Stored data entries
--- START ---

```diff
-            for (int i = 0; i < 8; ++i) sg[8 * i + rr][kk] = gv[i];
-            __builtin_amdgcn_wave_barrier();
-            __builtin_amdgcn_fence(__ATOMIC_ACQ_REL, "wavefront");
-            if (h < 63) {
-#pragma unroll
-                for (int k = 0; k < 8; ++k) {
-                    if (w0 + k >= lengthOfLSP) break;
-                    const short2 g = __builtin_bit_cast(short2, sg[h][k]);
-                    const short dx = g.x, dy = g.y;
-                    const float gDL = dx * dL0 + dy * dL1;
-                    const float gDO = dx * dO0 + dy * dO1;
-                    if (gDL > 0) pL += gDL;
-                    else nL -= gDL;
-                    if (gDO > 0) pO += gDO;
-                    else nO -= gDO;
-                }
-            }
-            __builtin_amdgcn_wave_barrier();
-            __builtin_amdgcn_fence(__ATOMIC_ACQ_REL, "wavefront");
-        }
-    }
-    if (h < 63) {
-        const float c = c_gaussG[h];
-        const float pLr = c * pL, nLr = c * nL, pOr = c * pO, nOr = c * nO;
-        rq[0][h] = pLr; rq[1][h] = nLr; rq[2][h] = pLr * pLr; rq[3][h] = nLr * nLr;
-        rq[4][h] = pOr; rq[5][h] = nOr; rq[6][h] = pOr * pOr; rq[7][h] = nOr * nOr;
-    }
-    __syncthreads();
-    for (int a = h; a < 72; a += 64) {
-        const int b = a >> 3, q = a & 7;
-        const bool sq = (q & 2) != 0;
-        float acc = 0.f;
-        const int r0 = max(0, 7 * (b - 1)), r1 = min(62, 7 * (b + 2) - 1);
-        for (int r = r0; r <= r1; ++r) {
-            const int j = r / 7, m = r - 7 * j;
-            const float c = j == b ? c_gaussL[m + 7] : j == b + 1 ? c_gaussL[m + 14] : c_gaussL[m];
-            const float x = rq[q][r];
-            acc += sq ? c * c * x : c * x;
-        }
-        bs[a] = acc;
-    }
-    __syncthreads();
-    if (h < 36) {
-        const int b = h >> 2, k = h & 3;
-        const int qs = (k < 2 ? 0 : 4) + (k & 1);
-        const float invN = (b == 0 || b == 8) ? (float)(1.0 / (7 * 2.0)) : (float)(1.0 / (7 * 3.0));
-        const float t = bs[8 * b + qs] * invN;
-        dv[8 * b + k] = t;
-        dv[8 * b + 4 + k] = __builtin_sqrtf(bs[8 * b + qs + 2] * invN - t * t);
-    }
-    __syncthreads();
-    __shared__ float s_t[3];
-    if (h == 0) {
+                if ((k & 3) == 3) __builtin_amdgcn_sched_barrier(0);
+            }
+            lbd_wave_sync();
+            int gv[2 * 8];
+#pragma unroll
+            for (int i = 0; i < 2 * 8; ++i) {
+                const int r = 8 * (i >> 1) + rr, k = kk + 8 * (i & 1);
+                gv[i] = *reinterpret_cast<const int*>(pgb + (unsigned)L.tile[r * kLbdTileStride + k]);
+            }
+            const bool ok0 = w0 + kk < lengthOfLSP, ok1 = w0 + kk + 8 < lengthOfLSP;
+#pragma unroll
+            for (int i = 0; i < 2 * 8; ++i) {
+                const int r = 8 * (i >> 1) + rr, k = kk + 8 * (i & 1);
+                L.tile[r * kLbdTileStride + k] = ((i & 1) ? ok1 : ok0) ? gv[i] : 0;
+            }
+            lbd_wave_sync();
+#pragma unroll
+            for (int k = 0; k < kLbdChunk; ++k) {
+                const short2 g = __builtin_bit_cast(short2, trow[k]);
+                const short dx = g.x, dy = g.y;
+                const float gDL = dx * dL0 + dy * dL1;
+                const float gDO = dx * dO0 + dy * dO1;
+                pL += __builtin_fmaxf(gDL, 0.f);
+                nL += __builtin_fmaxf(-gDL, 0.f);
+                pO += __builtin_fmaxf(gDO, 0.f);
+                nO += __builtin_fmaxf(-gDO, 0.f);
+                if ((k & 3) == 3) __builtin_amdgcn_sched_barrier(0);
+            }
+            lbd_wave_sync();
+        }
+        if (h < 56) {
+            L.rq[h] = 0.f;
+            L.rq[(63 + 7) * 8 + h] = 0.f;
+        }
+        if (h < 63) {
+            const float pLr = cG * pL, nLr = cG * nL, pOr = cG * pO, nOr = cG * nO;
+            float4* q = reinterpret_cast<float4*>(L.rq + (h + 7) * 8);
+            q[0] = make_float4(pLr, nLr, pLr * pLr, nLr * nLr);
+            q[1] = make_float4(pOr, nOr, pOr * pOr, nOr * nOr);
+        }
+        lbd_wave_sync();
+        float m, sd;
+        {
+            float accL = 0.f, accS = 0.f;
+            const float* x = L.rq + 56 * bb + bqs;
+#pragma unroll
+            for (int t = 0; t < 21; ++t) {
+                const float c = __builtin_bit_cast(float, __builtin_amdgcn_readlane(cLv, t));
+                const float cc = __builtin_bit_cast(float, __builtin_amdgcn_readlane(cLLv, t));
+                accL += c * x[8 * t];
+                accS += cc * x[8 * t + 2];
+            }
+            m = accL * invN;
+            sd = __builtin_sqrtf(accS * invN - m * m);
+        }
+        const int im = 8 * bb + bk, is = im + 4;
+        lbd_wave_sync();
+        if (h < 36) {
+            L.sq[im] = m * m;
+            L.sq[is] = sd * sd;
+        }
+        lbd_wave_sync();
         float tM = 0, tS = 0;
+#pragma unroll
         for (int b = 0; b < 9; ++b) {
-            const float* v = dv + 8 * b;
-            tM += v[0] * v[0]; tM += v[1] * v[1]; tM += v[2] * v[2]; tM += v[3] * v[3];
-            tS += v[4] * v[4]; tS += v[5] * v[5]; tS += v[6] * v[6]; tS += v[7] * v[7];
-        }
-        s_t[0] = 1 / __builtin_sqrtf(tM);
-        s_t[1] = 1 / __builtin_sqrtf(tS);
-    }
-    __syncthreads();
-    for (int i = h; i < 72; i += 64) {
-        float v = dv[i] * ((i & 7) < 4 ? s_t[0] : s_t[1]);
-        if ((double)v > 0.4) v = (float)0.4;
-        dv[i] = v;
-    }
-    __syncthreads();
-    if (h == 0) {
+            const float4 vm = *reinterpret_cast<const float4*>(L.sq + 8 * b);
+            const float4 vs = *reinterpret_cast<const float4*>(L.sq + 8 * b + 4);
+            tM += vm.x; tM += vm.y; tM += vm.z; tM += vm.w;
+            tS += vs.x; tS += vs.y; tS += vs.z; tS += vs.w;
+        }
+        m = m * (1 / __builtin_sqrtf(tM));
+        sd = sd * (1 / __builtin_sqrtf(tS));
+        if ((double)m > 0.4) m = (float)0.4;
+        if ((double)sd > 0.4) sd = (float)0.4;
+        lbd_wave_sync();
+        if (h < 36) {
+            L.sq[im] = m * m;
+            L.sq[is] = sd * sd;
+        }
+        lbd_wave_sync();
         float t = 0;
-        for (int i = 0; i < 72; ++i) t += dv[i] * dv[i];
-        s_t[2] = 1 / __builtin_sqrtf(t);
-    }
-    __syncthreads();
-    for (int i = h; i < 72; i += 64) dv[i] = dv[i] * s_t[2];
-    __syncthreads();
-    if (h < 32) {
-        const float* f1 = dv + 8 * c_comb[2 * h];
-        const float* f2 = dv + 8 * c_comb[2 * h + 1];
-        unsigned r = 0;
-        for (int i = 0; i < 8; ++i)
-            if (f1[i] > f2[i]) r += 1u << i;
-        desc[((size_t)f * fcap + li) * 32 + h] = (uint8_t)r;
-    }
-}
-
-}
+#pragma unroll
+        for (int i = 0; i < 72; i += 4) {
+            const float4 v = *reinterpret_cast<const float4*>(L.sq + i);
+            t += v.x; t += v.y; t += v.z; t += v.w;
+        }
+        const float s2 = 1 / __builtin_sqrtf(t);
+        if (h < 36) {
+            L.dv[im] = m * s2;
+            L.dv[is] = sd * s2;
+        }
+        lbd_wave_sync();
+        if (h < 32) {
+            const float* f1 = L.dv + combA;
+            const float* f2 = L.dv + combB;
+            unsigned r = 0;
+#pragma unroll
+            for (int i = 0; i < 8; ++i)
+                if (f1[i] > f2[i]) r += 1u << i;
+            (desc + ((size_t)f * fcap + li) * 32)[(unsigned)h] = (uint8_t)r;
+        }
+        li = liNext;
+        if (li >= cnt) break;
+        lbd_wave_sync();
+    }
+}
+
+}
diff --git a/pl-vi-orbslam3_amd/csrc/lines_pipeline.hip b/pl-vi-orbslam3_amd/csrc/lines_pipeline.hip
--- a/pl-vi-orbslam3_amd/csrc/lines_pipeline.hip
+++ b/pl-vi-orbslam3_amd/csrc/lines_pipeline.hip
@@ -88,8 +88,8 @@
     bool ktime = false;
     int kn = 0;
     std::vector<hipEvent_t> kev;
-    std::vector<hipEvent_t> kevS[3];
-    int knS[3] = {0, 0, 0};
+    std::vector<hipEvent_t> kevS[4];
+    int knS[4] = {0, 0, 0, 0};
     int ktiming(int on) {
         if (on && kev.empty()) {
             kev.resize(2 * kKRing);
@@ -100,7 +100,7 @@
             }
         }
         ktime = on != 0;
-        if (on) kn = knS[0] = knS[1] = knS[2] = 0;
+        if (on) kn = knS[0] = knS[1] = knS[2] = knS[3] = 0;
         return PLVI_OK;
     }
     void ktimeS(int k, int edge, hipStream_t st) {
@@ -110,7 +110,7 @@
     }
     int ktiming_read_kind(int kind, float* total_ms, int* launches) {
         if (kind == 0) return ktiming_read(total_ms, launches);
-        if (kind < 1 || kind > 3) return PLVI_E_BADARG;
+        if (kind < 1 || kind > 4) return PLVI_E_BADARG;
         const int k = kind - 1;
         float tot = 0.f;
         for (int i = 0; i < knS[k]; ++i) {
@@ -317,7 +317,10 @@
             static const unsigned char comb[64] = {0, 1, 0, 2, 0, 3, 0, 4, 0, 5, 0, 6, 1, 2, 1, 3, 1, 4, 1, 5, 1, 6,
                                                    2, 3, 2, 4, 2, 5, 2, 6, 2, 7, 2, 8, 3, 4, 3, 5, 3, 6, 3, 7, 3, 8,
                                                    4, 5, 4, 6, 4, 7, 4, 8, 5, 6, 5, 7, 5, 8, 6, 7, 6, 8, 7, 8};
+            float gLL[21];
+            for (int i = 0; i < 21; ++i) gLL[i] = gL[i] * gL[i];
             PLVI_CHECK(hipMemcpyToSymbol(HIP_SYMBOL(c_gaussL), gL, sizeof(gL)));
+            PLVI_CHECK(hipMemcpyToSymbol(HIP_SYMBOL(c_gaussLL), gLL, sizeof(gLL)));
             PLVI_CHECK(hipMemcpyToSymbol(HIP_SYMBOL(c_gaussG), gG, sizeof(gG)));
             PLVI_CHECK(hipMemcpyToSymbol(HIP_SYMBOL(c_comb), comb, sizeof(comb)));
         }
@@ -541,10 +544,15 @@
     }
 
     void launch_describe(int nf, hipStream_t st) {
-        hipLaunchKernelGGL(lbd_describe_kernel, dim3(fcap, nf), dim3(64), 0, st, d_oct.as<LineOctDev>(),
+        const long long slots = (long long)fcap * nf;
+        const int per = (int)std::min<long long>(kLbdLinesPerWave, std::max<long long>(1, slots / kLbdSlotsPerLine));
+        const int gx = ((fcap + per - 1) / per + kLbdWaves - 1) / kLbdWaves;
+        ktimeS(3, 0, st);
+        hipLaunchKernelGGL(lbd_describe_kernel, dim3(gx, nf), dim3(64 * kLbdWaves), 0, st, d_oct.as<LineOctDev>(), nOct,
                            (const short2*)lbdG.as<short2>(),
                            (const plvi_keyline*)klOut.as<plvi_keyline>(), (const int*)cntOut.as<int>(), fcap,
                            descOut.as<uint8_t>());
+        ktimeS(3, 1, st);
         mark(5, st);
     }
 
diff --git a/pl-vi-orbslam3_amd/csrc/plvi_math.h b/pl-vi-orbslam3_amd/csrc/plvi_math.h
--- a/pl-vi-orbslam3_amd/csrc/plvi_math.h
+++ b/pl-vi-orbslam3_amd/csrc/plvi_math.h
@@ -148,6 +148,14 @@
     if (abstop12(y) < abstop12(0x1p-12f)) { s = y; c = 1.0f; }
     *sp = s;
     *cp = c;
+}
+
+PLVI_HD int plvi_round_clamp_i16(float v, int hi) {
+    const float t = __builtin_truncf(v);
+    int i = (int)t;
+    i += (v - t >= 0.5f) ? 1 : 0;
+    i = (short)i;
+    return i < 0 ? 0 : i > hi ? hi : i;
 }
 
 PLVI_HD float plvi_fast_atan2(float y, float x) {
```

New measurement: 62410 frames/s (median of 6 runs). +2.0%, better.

--- END ---
--- START ---

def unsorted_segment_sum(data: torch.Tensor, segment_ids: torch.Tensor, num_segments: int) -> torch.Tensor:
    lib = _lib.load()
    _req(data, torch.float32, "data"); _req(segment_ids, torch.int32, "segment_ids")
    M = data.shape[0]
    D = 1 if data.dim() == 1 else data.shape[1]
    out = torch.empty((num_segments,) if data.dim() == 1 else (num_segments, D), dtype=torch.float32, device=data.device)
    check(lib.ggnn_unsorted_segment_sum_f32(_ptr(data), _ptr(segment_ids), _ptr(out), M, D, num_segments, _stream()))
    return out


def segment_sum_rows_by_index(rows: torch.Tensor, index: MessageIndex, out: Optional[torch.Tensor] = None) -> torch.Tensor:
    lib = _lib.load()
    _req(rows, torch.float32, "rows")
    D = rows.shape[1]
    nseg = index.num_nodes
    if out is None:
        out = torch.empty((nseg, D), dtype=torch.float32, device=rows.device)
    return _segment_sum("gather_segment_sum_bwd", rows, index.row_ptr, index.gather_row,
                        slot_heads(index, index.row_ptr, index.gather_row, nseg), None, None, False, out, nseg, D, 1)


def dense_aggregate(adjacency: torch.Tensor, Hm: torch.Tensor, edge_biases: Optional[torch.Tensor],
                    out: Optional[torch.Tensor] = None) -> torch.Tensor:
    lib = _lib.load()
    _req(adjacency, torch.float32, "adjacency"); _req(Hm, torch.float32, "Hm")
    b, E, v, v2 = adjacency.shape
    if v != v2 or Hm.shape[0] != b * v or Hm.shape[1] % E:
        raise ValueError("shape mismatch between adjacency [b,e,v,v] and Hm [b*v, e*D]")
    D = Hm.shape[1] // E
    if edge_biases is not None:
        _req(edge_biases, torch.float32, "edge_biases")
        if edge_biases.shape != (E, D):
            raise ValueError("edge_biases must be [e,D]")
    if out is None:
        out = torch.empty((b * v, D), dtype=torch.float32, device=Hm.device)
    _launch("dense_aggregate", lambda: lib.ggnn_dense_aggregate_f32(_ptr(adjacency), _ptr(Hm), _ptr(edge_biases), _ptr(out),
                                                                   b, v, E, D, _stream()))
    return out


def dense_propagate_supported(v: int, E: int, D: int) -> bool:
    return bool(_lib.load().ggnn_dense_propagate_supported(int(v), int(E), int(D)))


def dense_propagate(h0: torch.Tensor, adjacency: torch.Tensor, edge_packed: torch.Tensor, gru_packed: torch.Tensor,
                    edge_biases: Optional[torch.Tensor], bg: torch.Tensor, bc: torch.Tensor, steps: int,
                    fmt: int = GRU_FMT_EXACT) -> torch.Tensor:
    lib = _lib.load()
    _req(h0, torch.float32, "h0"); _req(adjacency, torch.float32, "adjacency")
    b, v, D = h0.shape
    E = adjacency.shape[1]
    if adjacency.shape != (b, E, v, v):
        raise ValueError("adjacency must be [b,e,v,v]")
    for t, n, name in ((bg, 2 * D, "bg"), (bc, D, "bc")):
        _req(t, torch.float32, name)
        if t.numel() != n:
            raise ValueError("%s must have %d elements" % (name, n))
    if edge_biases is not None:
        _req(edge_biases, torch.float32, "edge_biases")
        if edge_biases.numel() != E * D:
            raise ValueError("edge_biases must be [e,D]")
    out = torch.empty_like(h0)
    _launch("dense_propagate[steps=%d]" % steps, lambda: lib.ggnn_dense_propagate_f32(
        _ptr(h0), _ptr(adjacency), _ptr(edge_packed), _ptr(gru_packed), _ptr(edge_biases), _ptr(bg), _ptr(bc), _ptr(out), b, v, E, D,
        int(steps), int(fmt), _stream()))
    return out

--- END ---

Exercise directions :: Out of the records above, pick each line that contains the string "long".

Reply to the exercise ::
+        const long long slots = (long long)fcap * nf;
+        const int per = (int)std::min<long long>(kLbdLinesPerWave, std::max<long long>(1, slots / kLbdSlotsPerLine));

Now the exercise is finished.